We see Pearson \(\chi^2\)
Predicted_Means <- predict(Poisson_Mod,type = "response")
X2 <- sum((bioChemists$Num_Article - Predicted_Means)^2/Predicted_Means)
X2
#> [1] 1662.547
pchisq(X2,Poisson_Mod$df.residual, lower.tail = FALSE)
#> [1] 7.849882e-47
With interaction terms, there are some improvements
Poisson_Mod_All2way <- glm(Num_Article ~ .^2, family=poisson, bioChemists)
Poisson_Mod_All3way <- glm(Num_Article ~ .^3, family=poisson, bioChemists)
Consider the \(\hat{\phi} = \frac{\text{deviance}}{df}\)

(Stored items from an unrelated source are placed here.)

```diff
@@ -1135,19 +1153,25 @@
         row[p].init_uniform(live_p[p] ? s0 + p : 0, ustride, spat, coff);
     }
     __builtin_amdgcn_sched_barrier(0);
-    A part = A(0);
+    constexpr int NG = kBlock / kWave;
+    A part[NG];
     if constexpr (FOLD) {
-        part = (A)fold.norm2[tid < fold.nparts ? tid : 0];
-        if (tid >= fold.nparts) part = A(0);
+#pragma unroll
+        for (int q = 0; q < NG; ++q) {
+            const int t = q * kWave + lane;
+            part[q] = (A)fold.norm2[t < fold.nparts ? t : 0];
+            if (t >= fold.nparts) part[q] = A(0);
+        }
     }
     __builtin_amdgcn_sched_barrier(0);
     const int i4 = base + 4 * tid;
     const bool in4 = i4 < n;
     Raw4<T> wr;
     wr.load(wprev + (in4 ? i4 : 0));
-    const int hc = tid < kWinLo ? base - kWinLo + tid : base + RB + (tid - kWinLo);
-    const bool hin = tid < kWinLo + kWinHi && hc >= 0 && hc < n;
-    const T wh = wprev[hin ? hc : 0];
+    const int clo = row0 - kWinLo + lane, chi = row0 + RW + lane;
+    const bool lo_in = clo >= 0 && clo < n, hi_in = chi < n;
+    const T wlo = wprev[lo_in ? clo : 0];
+    const T whi = wprev[hi_in ? chi : 0];
     __builtin_amdgcn_sched_barrier(0);
 #pragma unroll
     for (int p = 0; p < SPW; ++p) {
@@ -1164,10 +1188,11 @@
     constexpr int B = kColBatch<T>;
     constexpr int HMAX = FOLD ? 6 : B;
     constexpr int HELD = !PF ? 0 : NC - 1 < HMAX ? NC - 1 : HMAX;
+    T* const wwin = win[wid];
     DotsStaged<T, A, HELD> src;
-    src.wst = wst;
-    src.vkst = win + kWinLo;
-    src.base = base;
+    src.wst = wst + wid * RW;
+    src.vkst = wwin + kWinLo;
+    src.base = row0;
     if constexpr (HELD > 0) {
 #pragma unroll
         for (int u = 0; u < HELD; ++u) src.held[u].load(V + (int64_t)u * ld + (in4 ? i4 : 0));
@@ -1176,25 +1201,15 @@
     T inv;
     double nrm2sq = 0.0;
     if constexpr (FOLD) {
-        constexpr int NG = kBlock / kWave;
-        __shared__ A scratch[NG];
-        __shared__ T inv_s;
         if (fold.nparts > 0) {
-            if (wid < NG) {
-                const A v = wave_sum(part + A(0));
-                if (lane == 0) scratch[wid] = v;
-            }
-            lds_barrier();
             A r = A(0);
 #pragma unroll
-            for (int q = 0; q < NG; ++q) r += scratch[q];
+            for (int q = 0; q < NG; ++q) r += wave_first(wave_sum(part[q] + A(0)));
             nrm2sq = (double)r;
         } else {
             nrm2sq = fold.norm2[0];
         }
-        if (tid == 0) inv_s = inv_of_norm2<T>(nrm2sq);
-        lds_barrier();
-        inv = inv_s;
+        inv = inv_of_norm2<T>(nrm2sq);
     } else {
         inv = *inv_p;
     }
@@ -1202,11 +1217,12 @@
         T vq[4];
 #pragma unroll
         for (int r = 0; r < 4; ++r) vq[r] = in4 ? (T)(wr.template at<T>(r) * inv) : T(0);
-        Row4<T>::store(win + kWinLo + 4 * tid, vq);
-        if (tid < kWinLo + kWinHi) win[tid < kWinLo ? tid : RB + tid] = hin ? (T)(wh * inv) : T(0);
-    }
-    lds_barrier();
-    auto xv = [&](int c) { return (double)win[c - base + kWinLo]; };
+        Row4<T>::store(wwin + kWinLo + 4 * lane, vq);
+        wwin[lane] = lo_in ? (T)(wlo * inv) : T(0);
+        wwin[kWinLo + RW + lane] = hi_in ? (T)(whi * inv) : T(0);
+    }
+    wave_lds_handoff();
+    auto xv = [&](int c) { return (double)wwin[c - row0 + kWinLo]; };
     A sum[SPW] = {};
 #pragma unroll
     for (int p = 0; p < SPW; ++p)
@@ -1224,11 +1240,11 @@
             const T t = (T)sum[p];
             wi = precond<T, P>(t, diag, i);
             w[i] = wi;
-            V[(int64_t)k * ld + i] = win[i - base + kWinLo];
+            V[(int64_t)k * ld + i] = wwin[i - row0 + kWinLo];
         }
         wst[i - base] = wi;
     }
-    lds_barrier();
+    wave_lds_handoff();
     dots_panel_from<T, BS, NC, A>(n, V, ld, src, dpart);
     if constexpr (FOLD) {
         __shared__ T col_s[kFoldMaxM + 2], c_s[kFoldMaxM + 2], s_s[kFoldMaxM + 2];
```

This is evidence for over-dispersion. Likely cause is missing variables. And remedies could either be to include more variables or consider random effects.

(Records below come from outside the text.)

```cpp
struct PanelBuild {
  uint32_t ngroups = 0, npanels = 0, width = 0;
  std::vector<uint32_t> seg_base;
  std::vector<uint16_t> seg_ptr;
  std::vector<uint32_t> pos, orig;
};

static bool plan_panels(int mode, const uint32_t *in_idx, const uint32_t *out_idx, int n_out, int n_in, int nnz,
                        PanelBuild &pb, bool constraints_ok = false) {
  const char *env = getenv("ABFT_HIP_LAYOUT");
  const bool force = env && (!strcmp(env, "panels") || !strcmp(env, "sweep"));
  if ((env && !strcmp(env, "stream")) || (mode == ABFT_MODE_CONSTRAINTS && !constraints_ok) || nnz <= 0 || n_out <= 0)
    return false;
  uint32_t width = 1u << 18;
// ... 386 lines not shown
    }
  } else if ((rc = dev_upload(m, &A.cols, columns, (size_t)nnz, padded)) ||
             (rc = dev_upload(m, &A.vals, values, (size_t)nnz, padded))) {
    matrix_free(m);
    return rc;
  }
  if ((rc = dev_upload(m, &d_rowptr, rowptr.data(), rowptr.size(), rowptr.size())) ||
      (rc = dev_upload(m, &d_blk, blk.data(), blk.size(), blk.size()))) {
    matrix_free(m);
    return rc;
  }
  A.rowptr = d_rowptr;
  A.blk = d_blk;
  if (!panels && !sweep && !slice) m->blk_host = blk;
  if (!panels && !sweep && !slice && mode == ABFT_MODE_NONE &&
      ((rc = build_compact_cols(m, columns, blk, padded)) || (rc = build_packed(m, columns, values, blk, padded)))) {
    matrix_free(m);
    return rc;
  }
  hipError_t e = launch_encode_csr(mode, A.cols, A.vals, A.nnz, ctx->stream);
  if (e == hipSuccess) e = hipStreamSynchronize(ctx->stream);
  if (e != hipSuccess) {
    matrix_free(m);
    return set_err(ABFT_ERR_HIP, "CSR upload/encode failed: %s", hipGetErrorString(e));
  }
  *out = m;
  return ABFT_OK;
}

static int create_coo(abft_hip_ctx *ctx, int mode, const uint32_t *columns, const uint32_t *rows,
                      const double *values, int n_out, int n_in, int nnz, uint32_t index_base,
// ... 279 lines not shown
      const uint32_t shift = pdesc[b].y & 31u, pbase = (pdesc[b].y >> 5) * ABFT_PAL_ENTRIES;
      const bool sane = shift >= 12u && shift <= 16u && (size_t)pbase + ABFT_PAL_ENTRIES <= pal.size();
      for (uint32_t i = blk[b].z; i < blk[b].w && i < A.nnz; i++) {
        if (!sane) { bad++; continue; }
        const uint32_t c = pdesc[b].x + (code[i] & ((1u << shift) - 1u));
        bad += c != cols[i] || pal[pbase + (code[i] >> shift)] != vals[i];
      }
    }
  }
  if (packed_tiles) *packed_tiles = np;
  if (tiles) *tiles = stream ? (uint32_t)blk.size() : 0u;
  if (mismatches) *mismatches = bad;
  return ABFT_OK;
}

extern "C" int abft_hip_matrix_destroy(abft_hip_matrix *mat) {
  if (!mat) return ABFT_OK;
  if (int rc = bind(mat->ctx)) return rc;
  HIPCHK(hipStreamSynchronize(mat->ctx->stream));
  matrix_free(mat);
  return ABFT_OK;
}

extern "C" int abft_hip_matrix_read_csr(abft_hip_matrix *mat, uint32_t *cols, uint32_t *rowptr,
                                        double *values) {
  if (!mat || mat->fmt != ABFT_FMT_CSR) return set_err(ABFT_ERR_INVALID, "not a CSR matrix");
  if (int rc = bind(mat->ctx)) return rc;
  hipStream_t s = mat->ctx->stream;
  const CsrDev &A = mat->csr;
  if (rowptr) HIPCHK(hipMemcpyAsync(rowptr, A.rowptr, ((size_t)A.n_out + 1) * 4, hipMemcpyDeviceToHost, s));
// ... 61 lines not shown
  const int width = mat->fmt == ABFT_FMT_CSR ? 96 : 128;
  if (index >= nnz) return set_err(ABFT_ERR_INVALID, "element index %u outside [0,%u)", index, nnz);
  if (nbits < 0 || nbits > 32 || (nbits && !bits)) return set_err(ABFT_ERR_INVALID, "bad bit list");
  for (int k = 0; k < nbits; k++)
    if (bits[k] < 0 || bits[k] >= width) return set_err(ABFT_ERR_INVALID, "bit %d outside [0,%d)", bits[k], width);
  if (!nbits) return ABFT_OK;
  abft_hip_ctx *ctx = mat->ctx;
  HIPCHK(hipMemcpyAsync(ctx->bits_dev, bits, (size_t)nbits * sizeof(int), hipMemcpyHostToDevice, ctx->stream));
  hipError_t e = mat->fmt == ABFT_FMT_CSR
                     ? launch_inject_csr(mat->csr.vals, mat->csr.cols, mat->csr.pos_of_orig, index, ctx->bits_dev, nbits, ctx->stream)
                     : launch_inject_coo(mat->coo.elems, mat->coo.pos_of_orig, index, ctx->bits_dev, nbits, ctx->stream);
  HIPCHK(e);
  HIPCHK(hipStreamSynchronize(ctx->stream));
  bool col_bit = false;
  for (int k = 0; k < nbits; k++) col_bit = col_bit || bits[k] >= 64;
  if (mat->fmt == ABFT_FMT_CSR && mat->compact.cbase && col_bit)
    if (int rc = compact_after_inject(mat, index)) return rc;
  if (mat->fmt == ABFT_FMT_CSR && mat->packed.pdesc) return packed_after_inject(mat, index);
  return ABFT_OK;
}

extern "C" int abft_hip_inject_rowptr(abft_hip_matrix *mat, uint32_t row, uint32_t mask) {
  if (!mat || mat->fmt != ABFT_FMT_CSR) return set_err(ABFT_ERR_INVALID, "not a CSR matrix");
  if (int rc = bind(mat->ctx)) return rc;
  if (row > mat->csr.n_out) return set_err(ABFT_ERR_INVALID, "row pointer %u outside [0,%u]", row, mat->csr.n_out);
  hipStream_t s = mat->ctx->stream;
  uint32_t v = 0;
  uint32_t *p = const_cast<uint32_t *>(mat->csr.rowptr) + row;
  HIPCHK(hipMemcpyAsync(&v, p, sizeof(v), hipMemcpyDeviceToHost, s));
  HIPCHK(hipStreamSynchronize(s));
  v ^= mask;
  HIPCHK(hipMemcpyAsync(p, &v, sizeof(v), hipMemcpyHostToDevice, s));
  HIPCHK(hipStreamSynchronize(s));
  return ABFT_OK;
}


extern "C" int abft_hip_vector_create(abft_hip_ctx *ctx, int N, abft_hip_vector **vec) {
  if (int rc = bind(ctx)) return rc;
  if (!vec || N < 0) return set_err(ABFT_ERR_INVALID, "bad vector arguments");
  abft_hip_vector *v = new (std::nothrow) abft_hip_vector();
  if (!v) return set_err(ABFT_ERR_NOMEM, "vector allocation failed");
  v->ctx = ctx; v->n = N; v->owns = true; v->root = v;
  if (hipMalloc((void **)&v->d, ((size_t)N + 2) * sizeof(double)) != hipSuccess) {
    delete v;
    return set_err(ABFT_ERR_NOMEM, "hipMalloc of %zu bytes failed", ((size_t)N + 2) * sizeof(double));
  }
  *vec = v;
// ... 884 lines not shown
      nparts = mat->panel_grid;
      HIPCHK(launch_spmv_csr_panels(mat->mode, mat->csr, mat->panels, vec->d, result->d, ctx->ring,
                                    do_fuse ? &fuse : nullptr, mat->panel_grid, mat->panel_chunk, ctx->stream));
    } else if (mat->fmt == ABFT_FMT_COO && mat->use_panels) {
      nparts = mat->panel_grid;
      if (mat->coo_pc)
        HIPCHK(launch_spmv_coo_pc(mat->mode, mat->coo, mat->panels, vec->d, result->d, ctx->ring,
                                  do_fuse ? &fuse : nullptr, mat->panel_grid, mat->panel_chunk, ctx->stream));
      else if (mat->coo_lean)
        HIPCHK(launch_spmv_coo_lean(mat->mode, mat->coo, mat->panels, vec->d, result->d, ctx->ring,
                                    do_fuse ? &fuse : nullptr, mat->panel_grid, mat->panel_chunk, ctx->stream));
      else
        HIPCHK(launch_spmv_coo_panels(mat->mode, mat->coo, mat->panels, vec->d, result->d, ctx->ring,
                                      do_fuse ? &fuse : nullptr, mat->panel_grid, mat->panel_chunk, ctx->stream));
    } else if (mat->fmt == ABFT_FMT_CSR)
      HIPCHK(launch_spmv_csr(mat->mode, mat->csr, mat->compact, mat->packed, span, vec->d, result->d, ctx->ring,
                             do_fuse ? &fuse : nullptr, ctx->stream, vecc));
    else
      HIPCHK(launch_spmv_coo(mat->mode, mat->coo, vec->d, result->d, ctx->ring, do_fuse ? &fuse : nullptr, ctx->stream));
    if (mat->fmt == ABFT_FMT_COO) {
      fix = make_fix_args(mat->mode, mat->coo, mat->use_panels ? &mat->panels : nullptr, vec->d, result->d,
                          do_fuse ? &fuse : nullptr);
      if (!do_fuse) HIPCHK(launch_coo_fixup(fix, ctx->stream));
    }
  }
  if (part == ABFT_PART_INTERIOR || !last_range) return ABFT_OK;
  if (do_fuse && hold) {
    hold->held = true;
    hold->fuse = fuse;
    hold->nparts = nparts;
    hold->fix = fix;
// ... 948 lines not shown
```

abft_sparse_cg_amd/csrc/abft_internal.h:

```cpp
#pragma once
#include <hip/hip_runtime.h>
#include <stdint.h>

#include "../../include/abft_hip.h"

struct EventRing {
  abft_event *buf;
  uint32_t *count;
  uint32_t cap;
};

struct CsrDev {
  uint32_t *cols;
  double *vals;
  const uint32_t *rowptr;
  const uint4 *blk;
  uint32_t nblk, n_out, n_in, nnz, index_base;
  const uint32_t *orig_index;
  const uint32_t *pos_of_orig;
  const uint32_t *gidx;
};

#define ABFT_CBASE_WIDE 0xFFFFFFFFu
struct CsrCompact {
  const uint16_t *cols16;
  const uint32_t *cbase;
};

#define ABFT_PAL_ENTRIES 16u
struct CsrPacked {
  const uint16_t *code16;
  const uint2 *pdesc;
  const double *pal;
};

struct CsrPanels {
  const uint32_t *seg_base;
  const uint16_t *seg_ptr;
  uint32_t ngroups, npanels;
  unsigned long long *debug;
  uint32_t *pace;
  uint32_t lag;
  uint32_t width;
  uint32_t xpf;
};
struct SweepLayout {
  const uint32_t *wbase;
  const uint8_t *counts;
// ... 184 lines not shown
                             EventRing ev, const FuseOut *fuse, uint32_t grid, uint32_t c0, uint32_t c1, hipStream_t s);
int spmv_sweep_blocks_per_cu(int mode, int rpt);
hipError_t launch_spmv_slice(int mode, const CsrDev &A, const SliceLayout &L, const double *x, double *y, EventRing ev,
                             const FuseOut *fuse, uint32_t grid, uint32_t c0, uint32_t c1, hipStream_t s);
int spmv_slice_blocks_per_cu(int mode, uint32_t rows_log2);
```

A quick fix is to force the Poisson Regression to include this value of \(\phi\), and this model is called “Quasi-Poisson”.
phi_hat = Poisson_Mod$deviance/Poisson_Mod$df.residual
summary(Poisson_Mod,dispersion = phi_hat)
#>
#> Call:
#> glm(formula = Num_Article ~ ., family = poisson, data = bioChemists)
#>
#> Deviance Residuals:
#> Min 1Q Median 3Q Max
#> -3.5672 -1.5398 -0.3660 0.5722 5.4467
#>
#> Coefficients:
#> Estimate Std. Error z value Pr(>|z|)
#> (Intercept) 0.30462 0.13809 2.206 0.02739 *
#> SexWomen -0.22459 0.07323 -3.067 0.00216 **
#> MarriedMarried 0.15524 0.08230 1.886 0.05924 .
#> Num_Kid5 -0.18488 0.05381 -3.436 0.00059 ***
#> PhD_Quality 0.01282 0.03540 0.362 0.71715
#> Num_MentArticle 0.02554 0.00269 9.496 < 2e-16 ***
#> ---
#> Signif. codes: 0 '***' 0.001 '**' 0.01 '*' 0.05 '.' 0.1 ' ' 1
#>
#> (Dispersion parameter for poisson family taken to be 1.797988)
#>
#> Null deviance: 1817.4 on 914 degrees of freedom
#> Residual deviance: 1634.4 on 909 degrees of freedom
#> AIC: 3314.1
#>
#> Number of Fisher Scoring iterations: 5
Or directly rerun the model as
Quasi-Poisson is not recommended, but Negative Binomial Regression that has an extra parameter to account for over-dispersion is.